English Distributed tracing with Quarkus, Python and OpenTelemetry

This article was first published as a 3 Part series on https://pilhuhn.medium.com/

In a microservices world, there is no easy way of attaching a debugger or profiler to one component to understand why it exposes a certain behaviour. Profiling one component may reveal that it is someone elses problem. I have worked in the past with OpenTracing, but as this is now deprecated and OpenTelemetry is the new cool kid on the block I wanted to have a look. The following diagram shows the overall setup for this post:

Part 1

Drawing of the overall scenation with 3 Microservices

This setup is partially a real use case in the sense that I have a Quarkus based application “backend”, which calls a Python server “fake-rbac”. To make things more interesting and for the sake of learning, I am also making an outbound call from the Python app to another Quarkus based service “engine”. Let’s get started with the backend Quarkus app

Adding OpenTelemetry to my Quarkus backend app

The Quarkus guide on OpenTelemetry is a good starting point. As I already had the basic code, I went ahead and added the following dependencies to my pom.xml file:

<dependency>
    <groupId>io.quarkus</groupId>
    <artifactId>quarkus-opentelemetry</artifactId>
</dependency>
<dependency>
    <groupId>io.quarkus</groupId>
    <artifactId>quarkus-opentelemetry-exporter-otlp</artifactId>
</dependency><dependency>
    <groupId>io.opentelemetry</groupId>
    <artifactId>opentelemetry-extension-trace-propagators</artifactId>
</dependency>
<dependency>
    <groupId>io.opentelemetry.instrumentation</groupId>
    <artifactId>opentelemetry-jdbc</artifactId>
</dependency>
<dependency>
    <groupId>io.opentelemetry</groupId>
    <artifactId>opentelemetry-extension-annotations</artifactId>
</dependency>

This looks like a lot and I wish there were just one quarkus-opentelemetry-all extension that includes all of the above, but at the e nd it does not matter, as I had to add this once and am done with it.
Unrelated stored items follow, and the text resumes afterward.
+__device__ __forceinline__ U4 draw(const uint64_t* state, uint64_t substream, uint64_t i) {
+    const uint64_t seed = state[0], off = state[1];
+    U4 c;
+    c.x = (uint32_t)i;
+    c.y = (uint32_t)(i >> 32);
+    c.z = (uint32_t)off ^ (uint32_t)(substream << 20);
+    c.w = (uint32_t)(off >> 32) ^ (uint32_t)(substream >> 12);
+    return philox4x32_10(c, (uint32_t)seed, (uint32_t)(seed >> 32));
+}
+
+__device__ __forceinline__ float u01(uint32_t x) { return ((float)(x >> 8) + 0.5f) * (1.0f / 16777216.0f); }
+
+struct NoiseP {
+    float* eps; long n_eps;
+    uint8_t* m1; long n1; float keep1;
+    uint8_t* m2; long n2; float keep2;
+    uint64_t* state; uint64_t inc;
+    unsigned nb0, nb1;
+};
+
+static inline unsigned noise_blocks(const NoiseP& p) { return p.nb0 + p.nb1 + (unsigned)lv_cdiv((p.n2 + 7) / 8, 256); }
+
+__device__ __forceinline__ void rng_noise_step_body(const NoiseP& p, unsigned bid) {
+    const int tid = (int)threadIdx.x;
+    if (bid < p.nb0) {
+        const long i = (long)bid * 256 + tid;
+        if (i * 4 < p.n_eps) {
+            const U4 r = draw(p.state, 0, (uint64_t)i);
+            const float u1 = u01(r.x), u2 = u01(r.y), u3 = u01(r.z), u4 = u01(r.w);
+            const float r1 = sqrtf(-2.f * logf(u1)), r2 = sqrtf(-2.f * logf(u3));
+            const float t1 = 6.283185307179586f * u2, t2 = 6.283185307179586f * u4;
+            const float v[4] = {r1 * cosf(t1), r1 * sinf(t1), r2 * cosf(t2), r2 * sinf(t2)};
+            for (int j = 0; j < 4; ++j)
+                if (i * 4 + j < p.n_eps) p.eps[i * 4 + j] = v[j];
+        }
+    } else {
+        const bool first = bid < p.nb0 + p.nb1;
+        uint8_t* out = first ? p.m1 : p.m2;
+        const long n = first ? p.n1 : p.n2;
+        const long i = (long)(bid - p.nb0 - (first ? 0u : p.nb1)) * 256 + tid;
+        if (i * 8 < n) {
+            const U4 r = draw(p.state, first ? 1 : 2, (uint64_t)i);
+            const uint32_t thr = (uint32_t)((first ? p.keep1 : p.keep2) * 65536.0f);
+            const uint32_t w[4] = {r.x, r.y, r.z, r.w};
+            if (i * 8 + 8 <= n && ((((uintptr_t)out) & 7) == 0)) {
+                uint32_t lo = 0, hi = 0;
+                for (int j = 0; j < 4; ++j) {
+                    lo |= (((w[j >> 1] >> ((j & 1) * 16)) & 0xFFFFu) < thr ? 1u : 0u) << (8 * j);
+                    hi |= (((w[2 + (j >> 1)] >> ((j & 1) * 16)) & 0xFFFFu) < thr ? 1u : 0u) << (8 * j);
+                }
+                *reinterpret_cast<uint2*>(out + i * 8) = make_uint2(lo, hi);
+            } else {
+                for (int j = 0; j < 8; ++j) {
+                    const uint32_t h = (w[j >> 1] >> ((j & 1) * 16)) & 0xFFFFu;
+                    if (i * 8 + j < n) out[i * 8 + j] = (h < thr) ? 1 : 0;
+                }
+            }
+        }
+    }
+}
+
+struct CvtP {
+    const float* src; long lds; int R, C;
+    uint16_t* dst; long ldd; uint16_t* dstT; long ldt;
+    int gate_H; const uint8_t* keep; float kscale; int Bsz;
+    const int64_t* gids; long gstride; int gV; int lo;
+};
+constexpr int CVT_TILE_BYTES = 64 * 68 * 2;
+
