template <typename P, typename... L>
__global__ __launch_bounds__(256) void compose_canvas_kernel(const ComposeParams p, float* canvas, const L... ls) {
    static_assert(dither_pack_ok<kDitherNone, L...>, "no argument, or one LightArgs");
    constexpr bool kLin = light_on<L...>;
    const LightArgs& lz = light_of(ls...);
    const int x1 = p.x1 > 0 ? p.x1 : p.outW, y1 = p.y1 > 0 ? p.y1 : p.outH;
    const int X = p.x0 + blockIdx.x * 256 + threadIdx.x;
    if (X >= x1) return;
    const size_t plane = (size_t)p.outW * p.outH;
    for (int Y = p.y0 + blockIdx.y; Y < y1; Y += gridDim.y) {
        float r, g, b;
        compose_pixel_sums<P>(p, (const P*)p.tiles, X, Y, r, g, b);
        const size_t i = (size_t)Y * p.outW + X;
        canvas[i] = light_canvas<kLin>(lz, r); canvas[plane + i] = light_canvas<kLin>(lz, g); canvas[2 * plane + i] = light_canvas<kLin>(lz, b);
    }
}

__device__ __forceinline__ float yuv_sample(const YuvPlanes& f, int pl, int y, int x) {
    const uint8_t* row = f.p[pl] + (size_t)y * f.step[pl];
    return f.bits > 8 ? (float)((const uint16_t*)row)[x] : (float)row[x];
}

template <int L>
__device__ __forceinline__ float yuv_luma(const YuvPlanes& f, int y, int x) {
    if constexpr (L != kYuvNV12) return yuv_sample(f, 0, y, x);
    const uint8_t* row = f.p[0] + (size_t)y * f.step[0];
    return f.bits > 8 ? (float)(((const uint16_t*)row)[x] >> 6) : (float)row[x];
}
template <int L>
__device__ __forceinline__ float yuv_chroma(const YuvPlanes& f, int pl, int y, int x) {
    if constexpr (L != kYuvNV12) return yuv_sample(f, pl, y, x);
    const uint8_t* row = f.p[1] + (size_t)y * f.step[1];
    const int i = 2 * x + pl - 1;
    return f.bits > 8 ? (float)(((const uint16_t*)row)[i] >> 6) : (float)row[i];
}

template <bool kCentred>
__device__ __forceinline__ void yuv_axis_taps(int n, int cn, int& i0, int& i1, float& w0, float& w1) {
    const int k = n >> 1;
    const bool odd = n & 1;
    if constexpr (kCentred) {
        i0 = odd ? k : max(k - 1, 0); i1 = odd ? min(k + 1, cn - 1) : k;
        w0 = odd ? 0.75f : 0.25f; w1 = odd ? 0.25f : 0.75f;
    } else {
        i0 = k; i1 = odd ? min(k + 1, cn - 1) : k;
        w0 = 0.5f; w1 = 0.5f;
    }
}
template <typename P, int L, int S = kYuvLeft>
__global__ __launch_bounds__(256) void gather_yuv_kernel(const GatherYuvParams p) {
    static_assert(S == kYuvLeft || L == kYuvI420 || L == kYuvNV12 || (L == kYuvI422 && S == kYuvCenter), "a siting the layout does not tell from kYuvLeft");
    const int T = p.T;
    const long total = (long)p.B * T * T;
    const int rows = p.src.rows, cols = p.src.cols, ch = (rows + 1) >> 1, cw = (cols + 1) >> 1;
    const YuvCoefs& k = p.k;
    for (long i = (long)blockIdx.x * blockDim.x + threadIdx.x; i < total; i += (long)gridDim.x * blockDim.x) {
        int b = (int)(i / ((long)T * T));
        int rem = (int)(i - (long)b * T * T);
        int y = rem / T, x = rem - y * T;
        TileSlot sl = p.slots[b];
        P v = make_px<P>(0.f, 0.f, 0.f);
        if (sl.valid) {
            int sy, sx;
            aug_src(sl.aug, T - 1, y, x, sy, sx);
            const int fy = min(max(sl.y + sy, 0), rows - 1), fx = min(max(sl.x + sx, 0), cols - 1);
            float u, w;
            if constexpr (S != kYuvLeft) {
                int c0, c1, r0 = fy, r1 = fy;
                float wc0, wc1, w0 = 0.5f, w1 = 0.5f;
                yuv_axis_taps<yuv_cols_centred(S)>(fx, cw, c0, c1, wc0, wc1);
                if constexpr (L != kYuvI422) yuv_axis_taps<yuv_rows_centred(S)>(fy, ch, r0, r1, w0, w1);
                u = w0 * (wc0 * yuv_chroma<L>(p.src, 1, r0, c0) + wc1 * yuv_chroma<L>(p.src, 1, r0, c1)) + w1 * (wc0 * yuv_chroma<L>(p.src, 1, r1, c0) + wc1 * yuv_chroma<L>(p.src, 1, r1, c1));
                w = w0 * (wc0 * yuv_chroma<L>(p.src, 2, r0, c0) + wc1 * yuv_chroma<L>(p.src, 2, r0, c1)) + w1 * (wc0 * yuv_chroma<L>(p.src, 2, r1, c0) + wc1 * yuv_chroma<L>(p.src, 2, r1, c1));
            } else if constexpr (L == kYuvI444) {
                u = yuv_chroma<L>(p.src, 1, fy, fx); w = yuv_chroma<L>(p.src, 2, fy, fx);
            } else if constexpr (L == kYuvI422) {
                const int cj = fx >> 1, c1 = (fx & 1) ? min(cj + 1, cw - 1) : cj;
                u = 0.5f * (yuv_chroma<L>(p.src, 1, fy, cj) + yuv_chroma<L>(p.src, 1, fy, c1));
                w = 0.5f * (yuv_chroma<L>(p.src, 2, fy, cj) + yuv_chroma<L>(p.src, 2, fy, c1));
            } else {
                const int ck = fy >> 1, cj = fx >> 1;
// ... 293 lines not shown
    const int pc = Cs / 8;
    const long total = (long)B * HW * pc;
    for (long i = (long)blockIdx.x * blockDim.x + threadIdx.x; i < total; i += (long)gridDim.x * blockDim.x) {
        int cp = (int)(i % pc);
        long pix = i / pc;
        int b = (int)(pix / HW);
        *((half8*)x + i) = gate::gate8(*((half8*)x + i), scale + b * Cs + cp * 8);
    }
}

The next step is now to add some settings in application.properties and then we are already ready to go. First we set the location of our trace collector, which will be Jaeger in the new OpenTelemetry Line Protocol (OTLP) native mode:

quarkus.application.name=backend
quarkus.opentelemetry.enabled=true
quarkus.opentelemetry.tracer.exporter.otlp.endpoint=http://127.0.0.1:4317

Next change the database connection to support tracing as well:

quarkus.datasource.db-kind=postgresql
quarkus.datasource.jdbc.url=jdbc:otel:postgresql://127.0.0.1:5432/postgres
quarkus.datasource.jdbc.driver=io.opentelemetry.instrumentation.jdbc.OpenTelemetryDriver

Starting Jaeger

Jaeger supports OTLP natively since version 1.35. As I am using docker-compose on my laptop to start a bunch of services, I have the following entry, which enables OTLP and opens ports 4317/4318 (for grpc and http transport respectively). Check out the Jaeger docs for more deployment options.

jaeger:
  image: jaegertracing/all-in-one:1.37.0
  ports:
    - 16686:16686
    - 4317:4317
    - 4318:4318
  environment:
    COLLECTOR_OTLP_ENABLED: true

When we now hit the REST-endpoint on backend, go to the Jaeger UI on Port 16686, search for traces and hit the existing one, we will see a visualisation like the following:

Jaeger visualisation of a trace in a single process
Jaeger visualisation of a trace in a single process

We see that the total processing took 26ms and that there were 2 Database queries triggered by this. We also see that some RbacFilter was called. I’ll talk about that filter below.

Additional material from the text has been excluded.